Cladosporol A, a new Peroxisome Proliferator-Activated Receptor γ (PPARγ) ligand, inhibits colorectal cancer cells proliferation through β-catenin/TCF pathway inactivation

Background Cladosporol A, a secondary metabolite from Cladosporium tenuissimum, exhibits antiproliferative properties in human colorectal cancer cells by modulating the expression of some cell cycle genes (p21waf1/cip1, cyclin D1). Methods PPARγ activation by cladosporol A was studied by overexpression and RNA interference assays. The interactions between PPARγ and Sp1 were investigated by co-immunoprecipitation and ChIp assays. β-catenin subcellular distribution and β-catenin/TCF pathway inactivation were analyzed by western blot and RTqPCR, respectively. Cladosporol A-induced β-catenin proteasomal degradation was examined in the presence of the specific inhibitor MG132. Results Cladosporol A inhibits cell growth through upregulation of p21waf1/cip1 gene expression mediated by Sp1-PPARγ interaction. Exposure of HT-29 cells to cladosporol A causes β-catenin nuclear export, proteasome degradation and reduced expression of its target genes. Upon treatment, PPARγ also activates E-cadherin gene at the mRNA and protein levels.
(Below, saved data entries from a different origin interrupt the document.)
__device__ __forceinline__ void unpack4(const uint2 p, float *o)
{
    typedef _Float16 half2_t __attribute__((ext_vector_type(2)));
    const half2_t lo = __builtin_bit_cast(half2_t, p.x), hi = __builtin_bit_cast(half2_t, p.y);
    o[0] = (float)lo.x; o[1] = (float)lo.y; o[2] = (float)hi.x; o[3] = (float)hi.y;
}

template <typename P>
__device__ __forceinline__ float sqdist_row_lds(const P *__restrict__ y, const float *xs, int d)
{
    float acc[4] = {0.f, 0.f, 0.f, 0.f};
    int i = 0;
    for (; d - i >= 16; i += 16) {
        float yv[16];
        unpack4(y[(i >> 2)], yv);
        unpack4(y[(i >> 2) + 1], yv + 4);
        unpack4(y[(i >> 2) + 2], yv + 8);
        unpack4(y[(i >> 2) + 3], yv + 12);
        float df[16];
#pragma unroll
        for (int t = 0; t < 16; t++) df[t] = yv[t] - xs[i + t];
#pragma unroll
        for (int l = 0; l < 4; l++) {
            float ab3 = df[12 + l] * df[12 + l] + acc[l];
            float ab2 = df[8 + l] * df[8 + l] + ab3;
            float ab1 = df[4 + l] * df[4 + l] + ab2;
            acc[l] = df[l] * df[l] + ab1;
        }
    }
    for (; i < d; i += 4) {
        float yv[4];
        unpack4(y[i >> 2], yv);
#pragma unroll
        for (int l = 0; l < 4; l++) {
            const float df = yv[l] - xs[i + l];
            acc[l] = df * df + acc[l];
        }
    }
    return (acc[0] + acc[1]) + (acc[2] + acc[3]);
}

__device__ __forceinline__ void slots_epilogue(const TkSlotsOut &so, int64_t qi, int S, int lane, int64_t cl)
{
    const bool act = lane < S;
    bool wr = false;
    if (act && cl < 0) { cl += so.n_lists; wr = true; }
    const bool wrapped = __builtin_amdgcn_ballot_w64(wr) != 0;
    int64_t c0 = 0, rows = 0, loff = 0;
    int len = 0, n = 0;
    if (act) {
        c0 = so.list_chunk_off[cl];
        len = (int)(so.list_chunk_off[cl + 1] - c0);
        const int64_t ln = so.list_n[cl];
        n = (int)ln;
        rows = ln;
        loff = so.ids_off[cl];
    }
    int acc = len;
    int64_t racc = rows;
#pragma unroll
    for (int o = 1; o < 64; o <<= 1) {
        const int ua = __shfl_up(acc, o, 64);
        const int64_t ur = __shfl_up(racc, o, 64);
        if (lane >= o) { acc += ua; racc += ur; }
    }
    if (lane == 0) so.slot_prefix[qi * (S + 1)] = 0;
    if (act) {
        so.slot_prefix[qi * (S + 1) + lane + 1] = acc;
        so.slot_chunk0[qi * S + lane] = c0;
        so.slot_n[qi * S + lane] = n;
        so.slot_label_off[qi * S + lane] = loff;
    }
    const uint64_t full = __builtin_amdgcn_ballot_w64(act && racc >= (int64_t)so.R);
    int e = full ? __builtin_ctzll(full) + 1 : S;
    const bool plain_ok = so.slot_exact && !wrapped && so.qlim[qi] != TK_PLAIN_NEVER;
    const int e_walk = e;
    if (!plain_ok) e = S;
    bool head = false;
    if (so.slot_exact) {
        const int E = (so.R + 15) >> 4;
        const int first_len = __shfl(acc, 0, 64);
        head = plain_ok && e_walk == 1 && first_len > E;
        const int at_e = e > 0 ? __shfl(acc, e - 1, 64) : 0;
        if (lane == 0) {
            so.slot_exact[qi] = head ? 0 : e;
            so.plain0[qi] = head ? E : at_e;
        }
    }
    if (so.pair_count && act && !(so.owner && so.owner[cl] != so.me)) {
        if (head && lane == 0) {
            atomicAdd(&so.pair_count3[cl], 1);
            atomicAdd(&so.pair_count2[cl], 1);
        } else {
            atomicAdd(lane < e ? &so.pair_count[cl] : &so.pair_count2[cl], 1);
        }
    }
    if (lane == 0 && so.repeat_flag) so.repeat_flag[qi] = wrapped;
}

template <typename TY, int TILE, bool DIST>
__device__ __forceinline__ void rescore_staged_body(unsigned char *smem, const float *__restrict__ q, int d,
                                                    const TY *__restrict__ rows, int64_t n_rows,
                                                    const int64_t *__restrict__ cand, int R, int k, int strip,
                                                    int64_t *__restrict__ out, int *__restrict__ out_count,
                                                    int stride, const float *__restrict__ q_b, int64_t q_na,
                                                    int64_t *__restrict__ out_b, int64_t out_na,
                                                    const TkSlotsOut *__restrict__ so_dev, float *__restrict__ out_d,
                                                    float *__restrict__ out_d_b)
{
    typedef typename RowPiece<TY>::type P;
    const bool have_slots = so_dev != nullptr;
    int64_t *cs = (int64_t *)smem;
    float *ds = (float *)(smem + (((size_t)R * 8 + 15) & ~(size_t)15));
    float *xs = ds + ((R + 3) & ~3);
    P *tile = (P *)(xs + ((d + 3) & ~3));
    const int tid = threadIdx.x;
    const int64_t qi = blockIdx.x;
    const int64_t *c = cand + qi * R;
    const float *qrow = (q_b && qi >= q_na) ? q_b + (qi - q_na) * d : q + qi * d;
    for (int t = tid; t < d; t += 64) xs[t] = qrow[t];
    int nc = 0;
    for (int t0 = 0; t0 < R; t0 += 64) {
        const int t = t0 + tid;
        const int64_t id = t < R ? c[t] : -1;
        const bool keep = t < R && (!strip || id != -1);
        const uint64_t m = __builtin_amdgcn_ballot_w64(keep);
        const int before = __builtin_popcountll(m & ((1ull << tid) - 1ull));
        if (keep) cs[nc + before] = id;
        nc += __builtin_popcountll(m);
    }
    __syncthreads();
    const bool second = out_b && qi >= out_na;
    int64_t *o = second ? out_b + (qi - out_na) * k : out + qi * k;
    float *od = nullptr;
    if (DIST) od = second ? (out_d_b ? out_d_b + (qi - out_na) * k : nullptr) : (out_d ? out_d + qi * k : nullptr);
    if (nc <= k) {
        for (int t = tid; t < k; t += 64) o[t] = t < nc ? cs[t] : -1;
        if (tid == 0 && out_count) out_count[qi] = nc;
        if (DIST && od)
            for (int t = tid; t < k; t += 64) {
                float dv = __builtin_huge_valf();
                if (t < nc) {
                    int64_t id = cs[t];
                    if (id < 0) id += n_rows;
                    dv = sqdist_row<float, TY>(rows + id * (int64_t)d, xs, d);
                }
                od[t] = dv;
            }
        if (have_slots) slots_epilogue(*so_dev, qi, k, tid, tid < nc ? cs[tid < k ? tid : 0] : -1);
        return;
    }
    const int d4 = d >> 2;
    const int lpr_log = d4 <= 16 ? 4 : (d4 <= 32 ? 5 : 6);
    const int rr = tid >> lpr_log, pc = tid & ((1 << lpr_log) - 1), rpi = 64 >> lpr_log;
    for (int t0 = 0; t0 < nc; t0 += TILE) {
        const int nt = nc - t0 < TILE ? nc - t0 : TILE;
        if (pc < d4)
            for (int r0 = rr; r0 < nt; r0 += 16 * rpi) {
                P v[16];
#pragma unroll
                for (int u = 0; u < 16; u++) {
                    const int r = r0 + u * rpi;
                    int64_t id = cs[t0 + (r < nt ? r : nt - 1)];
                    if (id < 0) id += n_rows;
                    v[u] = ((const P *)(rows + id * (int64_t)d))[pc];
                }
#pragma unroll
                for (int u = 0; u < 16; u++) {
                    const int r = r0 + u * rpi;
                    tile[(r < nt ? r : TILE) * stride + pc] = v[u];
                }
            }
        __syncthreads();
        if (tid < nt) ds[t0 + tid] = sqdist_row_lds(tile + tid * stride, xs, d);
        __syncthreads();
    }
    constexpr int PER16 = 16 / (int)sizeof(P);
    int64_t *ps = (int64_t *)(tile + (((TILE + 1) * stride + PER16 - 1) & ~(PER16 - 1)));
    for (int t = tid; t < nc; t += 64) {
        const float dv = ds[t];
        int rank = 0;
        for (int u = 0; u < nc; u++) {
            const float du = ds[u];
            rank += (du < dv) || (du == dv && u < t);
        }
        if (rank < k) {
            o[rank] = cs[t];
            if (DIST && od) od[rank] = dv;
            if (have_slots) ps[rank] = cs[t];
        }
    }
    if (tid == 0 && out_count) out_count[qi] = k;
    if (have_slots) {
        __syncthreads();
        slots_epilogue(*so_dev, qi, k, tid, tid < k ? ps[tid] : -1);
    }
}

template <int TILE>
__global__ __launch_bounds__(64) void rescore_staged_kernel(const float *__restrict__ q, int d,
                                                            const float *__restrict__ rows,
                                                            int64_t n_rows,
                                                            const int64_t *__restrict__ cand, int R,
                                                            int k, int strip, int64_t *__restrict__ out,
                                                            int *__restrict__ out_count, int stride4,
                                                            const float *__restrict__ q_b, int64_t q_na,
                                                            int64_t *__restrict__ out_b, int64_t out_na,
                                                            const TkSlotsOut *__restrict__ so_dev)
{
    extern __shared__ __attribute__((aligned(16))) unsigned char smem[];
    rescore_staged_body<float, TILE, false>(smem, q, d, rows, n_rows, cand, R, k, strip, out, out_count, stride4, q_b,
                                            q_na, out_b, out_na, so_dev, nullptr, nullptr);
}

template <int TILE>
__global__ __launch_bounds__(64) void rescore_staged_dist_kernel(const float *__restrict__ q, int d,
                                                                 const float *__restrict__ rows, int64_t n_rows,
                                                                 const int64_t *__restrict__ cand, int R, int k,
                                                                 int strip, int64_t *__restrict__ out,
                                                                 int *__restrict__ out_count, int stride4,
                                                                 const float *__restrict__ q_b, int64_t q_na,
                                                                 int64_t *__restrict__ out_b, int64_t out_na,
                                                                 float *__restrict__ out_d, float *__restrict__ out_d_b)
{
    extern __shared__ __attribute__((aligned(16))) unsigned char smem[];
    rescore_staged_body<float, TILE, true>(smem, q, d, rows, n_rows, cand, R, k, strip, out, out_count, stride4, q_b,
                                           q_na, out_b, out_na, nullptr, out_d, out_d_b);
}

template <int TILE>
__global__ __launch_bounds__(64) void rescore_staged_half_kernel(const float *__restrict__ q, int d,
                                                                 const _Float16 *__restrict__ rows, int64_t n_rows,
                                                                 const int64_t *__restrict__ cand, int R, int k,
                                                                 int strip, int64_t *__restrict__ out,
                                                                 int *__restrict__ out_count, int stride8,
                                                                 const float *__restrict__ q_b, int64_t q_na,
                                                                 int64_t *__restrict__ out_b, int64_t out_na,
                                                                 const TkSlotsOut *__restrict__ so_dev)
{
    extern __shared__ __attribute__((aligned(16))) unsigned char smem[];
    rescore_staged_body<_Float16, TILE, false>(smem, q, d, rows, n_rows, cand, R, k, strip, out, out_count, stride8,
                                               q_b, q_na, out_b, out_na, so_dev, nullptr, nullptr);
}

template <int TILE>
__global__ __launch_bounds__(64) void rescore_staged_half_distances_kernel(const float *__restrict__ q, int d,
                                                                      const _Float16 *__restrict__ rows,
                                                                      int64_t n_rows, const int64_t *__restrict__ cand,
                                                                      int R, int k, int strip,
                                                                      int64_t *__restrict__ out,
                                                                      int *__restrict__ out_count, int stride8,
                                                                      const float *__restrict__ q_b, int64_t q_na,
                                                                      int64_t *__restrict__ out_b, int64_t out_na,
                                                                      float *__restrict__ out_d,
                                                                      float *__restrict__ out_d_b)
{
    extern __shared__ __attribute__((aligned(16))) unsigned char smem[];
    rescore_staged_body<_Float16, TILE, true>(smem, q, d, rows, n_rows, cand, R, k, strip, out, out_count, stride8,
                                              q_b, q_na, out_b, out_na, nullptr, out_d, out_d_b);
}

Conclusion In this work we provide evidence that PPARγ mediates the anti-proliferative action of cladosporol A in colorectal cancer cells. Upon ligand activation, PPARγ interacts with Sp1 and stimulates p21waf1/cip1 gene transcription. PPARγ activation causes degradation of β-catenin and inactivation of the downstream target pathway and, in addition, upregulates E-cadherin expression reinforcing cell-cell interactions and a differentiated phenotype. General significance We elucidated the molecular mechanisms by which PPARγ mediates the anticancer activity of cladosporol A.